We recently initiated coverage on Schneider National (SNDR - Free Report) — a leading transportation and logistics services company. Founded in 1935, it offers a portfolio of premier truckload, intermodal and logistics solutions. Additionally, Schneider National, which went public in April 2017, operates one of the largest for-hire trucking fleets in North America.
The Bullish Case
In 2018, revenues at Schneider National’s intermodal unit increased 22.3% on a year-over-year basis mainly driven by favorable pricing and volume growth. At the intermodal unit, orders improved 9.9% on conversion of over-the-road freight to intermodal. Operating ratio (operating expenses as a percentage of revenues) also improved 690 basis points to 86.4%. We expect the intermodal unit to continue performing well in 2019, courtesy of strong order volumes.
At the company’s logistics unit, revenues rose 22.8% on a year-over-year basis in 2018 primarily on strong brokerage business. Brokerage volumes at the same unit increased 17% backed by favorable market conditions. Operating ratio improved 50 basis points to 95.4% in 2018. We expect the logistics unit to continue performing well in 2019 owing to favorable brokerage volumes and net revenue management. Additionally, contract price improvements should boost truckload revenues going forward.
This Zacks Rank #3 (Hold) company’s strong balance sheet is an added positive. Schneider National’s debt-to-capitalization ratio improved to 16.4% in 2018 from 19% in 2017, reflecting its healthy financial structure. The company’s debt-reduction efforts are impressive as well.
Riding on its strong balance sheet, Schneider National reduced its debt levels by $29 million in 2018. The company’s efforts to reward its shareholders also substantiate its strong financial health.
The Bearish Case
Schneider National’s First to Final Mile (FTFM) business incurred significant operating losses in 2018, which negatively impacted operating ratio of its truckload segment. Even though the company is taking steps to boost its FTFM operation, it still expects the business to incur an operating loss in 2019.
High operating expenses incurred by this Brown County, WI-based company are added concerns. In 2018, operating expenses increased a respective 12% and 22.5% from 2017 and 2016 levels. Markedly, increasing purchased transportation costs have been the main reason behind rising operating expenses.
At the company’s logistics unit, higher brokerage volumes have pushed up purchased transportation costs. Also, improved driver wages have resulted in an increase in salaries, wages and benefits. We expect the factors to be prevalent in 2019 as well, thereby bumping up operating expenses. This, in turn, might limit bottom-line growth.
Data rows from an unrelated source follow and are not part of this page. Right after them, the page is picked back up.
@@ -222,6 +223,34 @@
   st.ctr[i] = c | kCtrOhBit;
 }
 
+__global__ __launch_bounds__(kBlock) void materialize_state_kernel(DevState st, Consts k, long long n, int ge) {
+  const long long i = (long long)blockIdx.x * kBlock + threadIdx.x;
+  if (i >= n) return;
+  const uint32_t c = st.ctr[i];
+  if (ctr_behind(c) == 0u) return;
+  const int parity = (int)(st.clk[i / kWave].z & 1u);
+  const float4 q0 = st.s0[i], q1 = st.s1[i], q2 = st.s2[i];
+  const float4 act = st.hist[parity][i];
+  EnvRegs e{q0.x, q0.y, q0.z, q0.w, q1.x, q1.y, q1.z, q1.w, q2.x, q2.y, q2.z, q2.w};
+  Params par;
+  default_params(k, par);
+  float xm_[4] = {0.f, 0.f, 0.f, 0.f}, ou_[4] = {0.f, 0.f, 0.f, 0.f};
+  float *xm = xm_;
+  Quat q = quat_from_euler(e.roll, e.pitch, e.yaw);
+  const float inv_m = fast_rcp(par.m), inv_Jx = fast_rcp(par.Jx), inv_Jy = fast_rcp(par.Jy), inv_Jz = fast_rcp(par.Jz);
+  for (int sub = 0; sub < k.agg; ++sub) {
+    float av[4] = {act.x, act.y, act.z, act.w};
+    float f[4], pwmv[4];
+    PDS_PWM_FROM_ACTION()
+    PDS_MOTOR_THRUST(false, false, ou_, ou_)
+    PDS_RIGID_BODY_SUBSTEP(ge != 0, true)
+  }
+  st.s0[i] = make_float4(e.px, e.py, e.pz, e.vx);
+  st.s1[i] = make_float4(e.vy, e.vz, e.roll, e.pitch);
+  st.s2[i] = make_float4(e.yaw, e.wx, e.wy, e.wz);
+  st.ctr[i] = c & ~kCtrBehindBit;
+}
+
 
 }
 
@@ -233,6 +262,7 @@
   Consts k;
   LaunchFlags flags;
   int force_tile;
+  bool store_every_step;
   float2 *d_circle_ref;
   void *slab;
   float4 *lat_buf;
@@ -244,6 +274,8 @@
   uint64_t tick;
   bool was_reset;
   bool after_evaluate;
+  bool state_maybe_behind;
+  bool step_captured;
   char err[512];
 };
 
@@ -287,6 +319,21 @@
   hipLaunchKernelGGL(pds::materialize_oh_kernel, dim3((unsigned)((n + kBlock - 1) / kBlock)), dim3(kBlock), 0, s, h->st, h->k, n,
                      (unsigned long long)h->cfg.env_id_base, (uint32_t)h->cfg.seed, (uint32_t)(h->cfg.seed >> 32));
   PDS_HIP(h, hipGetLastError());
+  return PDS_OK;
+}
+
+static bool skips_state(const pds_handle *h) {
+  const LaunchFlags &f = h->flags;
+  return PDS_STATE_EVERY_OTHER_STEP != 0 && !h->store_every_step && !f.motor && !f.dr && !f.tn && !f.on && f.ctrl == 0 && !f.lat;
+}
+
+static int materialize_state(pds_handle *h, hipStream_t s) {
+  if (!h->state_maybe_behind && !h->step_captured) return PDS_OK;
+  const long long n = h->cfg.num_envs;
+  hipLaunchKernelGGL(pds::materialize_state_kernel, dim3((unsigned)((n + kBlock - 1) / kBlock)), dim3(kBlock), 0, s, h->st, h->k, n,
+                     h->flags.ge ? 1 : 0);
+  PDS_HIP(h, hipGetLastError());
+  h->state_maybe_behind = false;
   return PDS_OK;
 }
 
@@ -506,6 +553,11 @@
     e = hipGetDeviceProperties(&prop, cfg->device);
     h->num_cus = (e == hipSuccess && prop.multiProcessorCount > 0) ? prop.multiProcessorCount : 256;
   }
+  {
+    const size_t blocks = (n + kBlock - 1) / kBlock;
+    h->store_every_step = blocks <= (size_t)kFullTileBlocksPerCU * (size_t)h->num_cus * (256 / kBlock);
+    if (const char *es = getenv("PDS_STATE_EVERY_STEP")) h->store_every_step = es[0] == '1';
+  }
   std::vector<std::pair<void **, size_t>> req;
   auto alloc = [&](void **p, size_t bytes) { req.emplace_back(p, bytes); };
   alloc((void **)&h->st.s0, n * 16); alloc((void **)&h->st.s1, n * 16); alloc((void **)&h->st.s2, n * 16);
@@ -605,6 +657,7 @@
   PDS_HIP(h, guard.err);
   PDS_HIP(h, hipDeviceSynchronize());
   if (const int rc = materialize_kept_obs(h, 0)) return rc;
+  if (const int rc = materialize_state(h, 0)) return rc;
   const long long ntiles = (h->cfg.num_envs + kWave - 1) / kWave;
   hipLaunchKernelGGL(clock_fill_kernel, dim3((unsigned)((ntiles + 255) / 256)), dim3(256), 0, 0, h->st.clk, ntiles,
                      (unsigned long long)tick, 1);
@@ -630,6 +683,7 @@
     const int rc = ensure_latency_buffer(h);
     if (rc != PDS_OK) return rc;
   }
+  if (const int rc = materialize_state(h, 0)) return rc;
   h->cfg.latency = latency;
   h->cfg.use_latency = steps > 0;
   h->flags.lat = steps > 0;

Following its annual meeting in April 2019, Schneider National will witness a change at its helm with the retirement of Chris Lofgren. Lofgren, the company’s president and chief executive officer for 17 years, will be succeeded by Mark Rourke. In the event of Rourke failing to replicate the success of Lofgren, investor confidence in Schneider National might take a hit, hurting the stock price significantly.
A few better-ranked stocks worth considering in the Zacks Transportation sector are Azul (AZUL - Free Report) , Norfolk Southern (NSC - Free Report) and Radiant Logistics (RLGT - Free Report) , each carrying a Zacks Rank #2 (Buy). You can see the complete list of today’s Zacks #1 Rank (Strong Buy) stocks here.
Shares of Azul, Norfolk Southern and Radiant Logistics have rallied more than 9%, 28% and 50%, respectively, on a year-to-date basis.